Set down again exactly the lines of the listing below that fall between the line holding "constexpr int TBL_COLOFF" and the line holding "constexpr int SMEM_BYTES", inclusive.

> **EXERCISE INPUT**

——————————

+bool linear_wide_seq_eligible(const LinArgs* L, const int* epi, int nl) {
+  static const bool on = !(debug_knob("ARDAE_WIDE_SEQ") && atoi(debug_knob("ARDAE_WIDE_SEQ")) == 0);
+  if (!on || nl < 2 || nl > WIDE_SEQ_MAXL) return false;
+  int family0 = -1;
+  for (int l = 0; l < nl; ++l) {
+    const LinArgs& a = L[l];
+    int family = -1, var = -1;
+    if (!linear_wide_eligible(a, epi[l]) || !wide_seq_variant(a, epi[l], family, var)) return false;
+    if (l == 0) family0 = family;
+    if (family != family0 || a.M != L[0].M || a.Nout != 256 || !a.Y) return false;
+    if (epi[l] == EPI_ACT && a.rowbias && a.rows_per_group % WBM) return false;
+    if (l > 0) {
+      bool chained = false;
+      for (int k = 0; k < l && !chained; ++k)
+        chained = (a.src[0].x == L[k].Y && a.src[0].ld == L[k].ldY) || (L[k].Y2 && a.src[0].x == L[k].Y2 && a.src[0].ld == L[k].ldY2);
+      if (!chained) return false;
+    }
+    const void* col_ops[] = {a.bias, a.rowbias, a.rowscale_w, epi[l] == EPI_ACT ? a.R : nullptr};
+    for (int k = 0; k < nl; ++k) {
+      for (const void* p : col_ops)
+        if (p && (p == L[k].Y || p == L[k].Y2 || p == L[k].colsum)) return false;
+      if (a.colsum && (a.colsum == L[k].src[0].x || a.colsum == L[k].S || a.colsum == L[k].R || a.colsum == L[k].Q || a.colsum == L[k].Y || a.colsum == L[k].Y2))
+        return false;
+    }
+  }
+  return true;
+}
+
+int launch_linear_wide_seq(const LinArgs* L, const int* epi, int nl, hipStream_t st) {
+  ARDAE_CHECK_ARG(linear_wide_seq_eligible(L, epi, nl), "linear_wide_seq: sequence not eligible");
+  int family = 0, var[WIDE_SEQ_MAXL];
+  for (int l = 0; l < nl; ++l) wide_seq_variant(L[l], epi[l], family, var[l]);
+  return family == 0 ? launch_wide_seq<0>(L, epi, var, nl, st) : launch_wide_seq<1>(L, epi, var, nl, st);
 }
 
 int launch_linear_wide(const LinArgs& a, int epi, hipStream_t st) {
diff --git a/pytorch-ardae-vae_amd/csrc/linear_wide_inst_seq_bwd.hip b/pytorch-ardae-vae_amd/csrc/linear_wide_inst_seq_bwd.hip
--- /dev/null
+++ b/pytorch-ardae-vae_amd/csrc/linear_wide_inst_seq_bwd.hip
@@ -0,0 +1,10 @@
+#define ARDAE_WIDE_INST_TU
+#include <string.h>
+
+#include "linear_wide_kernel.h"
+
+namespace ardae {
+namespace wide {
+template int launch_wide_seq<1>(const LinArgs*, const int*, const int*, int, hipStream_t);
+}
+}
diff --git a/pytorch-ardae-vae_amd/csrc/linear_wide_inst_seq_fwd.hip b/pytorch-ardae-vae_amd/csrc/linear_wide_inst_seq_fwd.hip
--- /dev/null
+++ b/pytorch-ardae-vae_amd/csrc/linear_wide_inst_seq_fwd.hip
@@ -0,0 +1,10 @@
+#define ARDAE_WIDE_INST_TU
+#include <string.h>
+
+#include "linear_wide_kernel.h"
+
+namespace ardae {
+namespace wide {
+template int launch_wide_seq<0>(const LinArgs*, const int*, const int*, int, hipStream_t);
+}
+}
diff --git a/pytorch-ardae-vae_amd/csrc/linear_wide_kernel.h b/pytorch-ardae-vae_amd/csrc/linear_wide_kernel.h
--- a/pytorch-ardae-vae_amd/csrc/linear_wide_kernel.h
+++ b/pytorch-ardae-vae_amd/csrc/linear_wide_kernel.h
@@ -444,7 +444,7 @@
 }
 
 template <int NCH, int NP, int NJ, int EPI, int ACT, bool F1, bool F2>
-__device__ __forceinline__ void wide_body(const LinArgs& a, int nrt, int ncp, int tpg) {
+__device__ __forceinline__ void wide_body(const LinArgs& a, int nrt, int ncp, int tpg, float* lds, const int tid) {
   using PG = PanelGeo<NCH>;
   using EPI_T = WideEpi<EPI, ACT, F1, F2, NJ>;
   using SC = Sched<NCH, NP, NJ, EPI_T::NLT, EPI_T::NST, true>;
@@ -452,12 +452,11 @@
   static_assert(NCH % 2 == 0 && NCH >= 4, "fragment double buffer / XW, BAR chunks");
   constexpr int SLOTS = wide_slots(NCH, NP, NJ);
   static_assert(NJ * SLOTS * 4 <= 256 && G % SLOTS == 0, "the slab window must fit the AGPR file");
-  __shared__ float lds[NBUF * WBM * WLDW];
 
 #ifdef ARDAE_STAMPS
   const unsigned long long r_kernel = __builtin_amdgcn_s_memrealtime();
 #endif
-  const int tid = threadIdx.x, lane = tid & 63;
+  const int lane = tid & 63;
   const int wave = __builtin_amdgcn_readfirstlane(tid >> 6);
   const int l31 = lane & 31, hh = lane >> 5;
 
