#include <cmath>
#include <cstdio>
#include <type_traits>
#include <vector>

#include "../../include/difflinker_b200.h"
#include "kernels_simt.cuh"

namespace dl {
namespace tc {

constexpr bool AVAILABLE = true;
constexpr int TN = 128;
constexpr int MAXR = 32;
constexpr int KC = 16;
constexpr int W_LBO = H * 16;
constexpr int B_LBO = TN * 16 + 16;
constexpr int SBO = 128;
constexpr int W_BYTES = KC * W_LBO;
constexpr int B_BYTES = KC * B_LBO;
constexpr float F16_TARGET = 16384.0f;

constexpr int N_STAGE = 2;
constexpr int N_ACC = 4;

constexpr int W_EPI = 0;
constexpr int N_EPI_WARPS = 8;
constexpr int W_LOAD = 8;
constexpr int W_TBL = 9;
constexpr int N_TBL_WARPS = 3;
constexpr int W_PROD = 12;
constexpr int N_PROD_WARPS = 8;
constexpr int EDGE_TC_THREADS = 32 * (W_PROD + N_PROD_WARPS);
constexpr int REGS_EPI = 112, REGS_CTRL = 64;
constexpr int BAR_TURN0 = 3, BAR_TURN1 = 4;

constexpr int OFF_WHI = 0;
constexpr int OFF_WLO = OFF_WHI + W_BYTES;
constexpr int OFF_ST = OFF_WLO + W_BYTES;
constexpr int STAGE_BYTES = 2 * B_BYTES;
constexpr int OFF_TBL = OFF_ST + N_STAGE * STAGE_BYTES;
constexpr int TBL_HDR = 0;
constexpr int TBL_ROWOFF = 64;
constexpr int TBL_COLOFF = TBL_ROWOFF + TN * 4;
constexpr int TBL_D = TBL_COLOFF + TN * 4;
constexpr int TBL_D0 = TBL_D + TN * 4;
constexpr int TBL_SC = TBL_D0 + TN * 4;
constexpr int TBL_EM = TBL_SC + TN * 4;
constexpr int TBL_CD = TBL_EM + TN * 8;
constexpr int TBL_ROWNODE = TBL_CD + TN * 12;
constexpr int TBL_ROWSTART = TBL_ROWNODE + MAXR * 4;
constexpr int TBL_BYTES = TBL_ROWSTART + (MAXR + 4) * 4;
constexpr int OFF_B2W5 = OFF_TBL + N_ACC * TBL_BYTES;
constexpr int OFF_TX = OFF_B2W5 + H * 8;
constexpr int OFF_BAR = OFF_TX + TN * 12;
constexpr int BAR_W = 0, BAR_FULL = 8, BAR_EMPTY = BAR_FULL + 8 * N_STAGE, BAR_TBL = BAR_EMPTY + 8 * N_STAGE,
              BAR_TEMPTY = BAR_TBL + 8 * N_ACC, BAR_END = BAR_TEMPTY + 8 * N_ACC;
constexpr int SMEM_BYTES = OFF_BAR + BAR_END + 1024;
static_assert(SMEM_BYTES <= 232448, "k_edge_tc exceeds the 227 KB of shared memory a CTA can opt into");
static_assert(TBL_BYTES % 16 == 0, "table slots must keep 16-byte alignment");

__device__ __forceinline__ uint32_t smem_u32(const void* p) { return (uint32_t)__cvta_generic_to_shared(p); }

——————————

> **OUTPUT OF THE TASK**
constexpr int TBL_COLOFF = TBL_ROWOFF + TN * 4;
constexpr int TBL_D = TBL_COLOFF + TN * 4;
constexpr int TBL_D0 = TBL_D + TN * 4;
constexpr int TBL_SC = TBL_D0 + TN * 4;
constexpr int TBL_EM = TBL_SC + TN * 4;
constexpr int TBL_CD = TBL_EM + TN * 8;
constexpr int TBL_ROWNODE = TBL_CD + TN * 12;
constexpr int TBL_ROWSTART = TBL_ROWNODE + MAXR * 4;
constexpr int TBL_BYTES = TBL_ROWSTART + (MAXR + 4) * 4;
constexpr int OFF_B2W5 = OFF_TBL + N_ACC * TBL_BYTES;
constexpr int OFF_TX = OFF_B2W5 + H * 8;
constexpr int OFF_BAR = OFF_TX + TN * 12;
constexpr int BAR_W = 0, BAR_FULL = 8, BAR_EMPTY = BAR_FULL + 8 * N_STAGE, BAR_TBL = BAR_EMPTY + 8 * N_STAGE,
              BAR_TEMPTY = BAR_TBL + 8 * N_ACC, BAR_END = BAR_TEMPTY + 8 * N_ACC;
constexpr int SMEM_BYTES = OFF_BAR + BAR_END + 1024;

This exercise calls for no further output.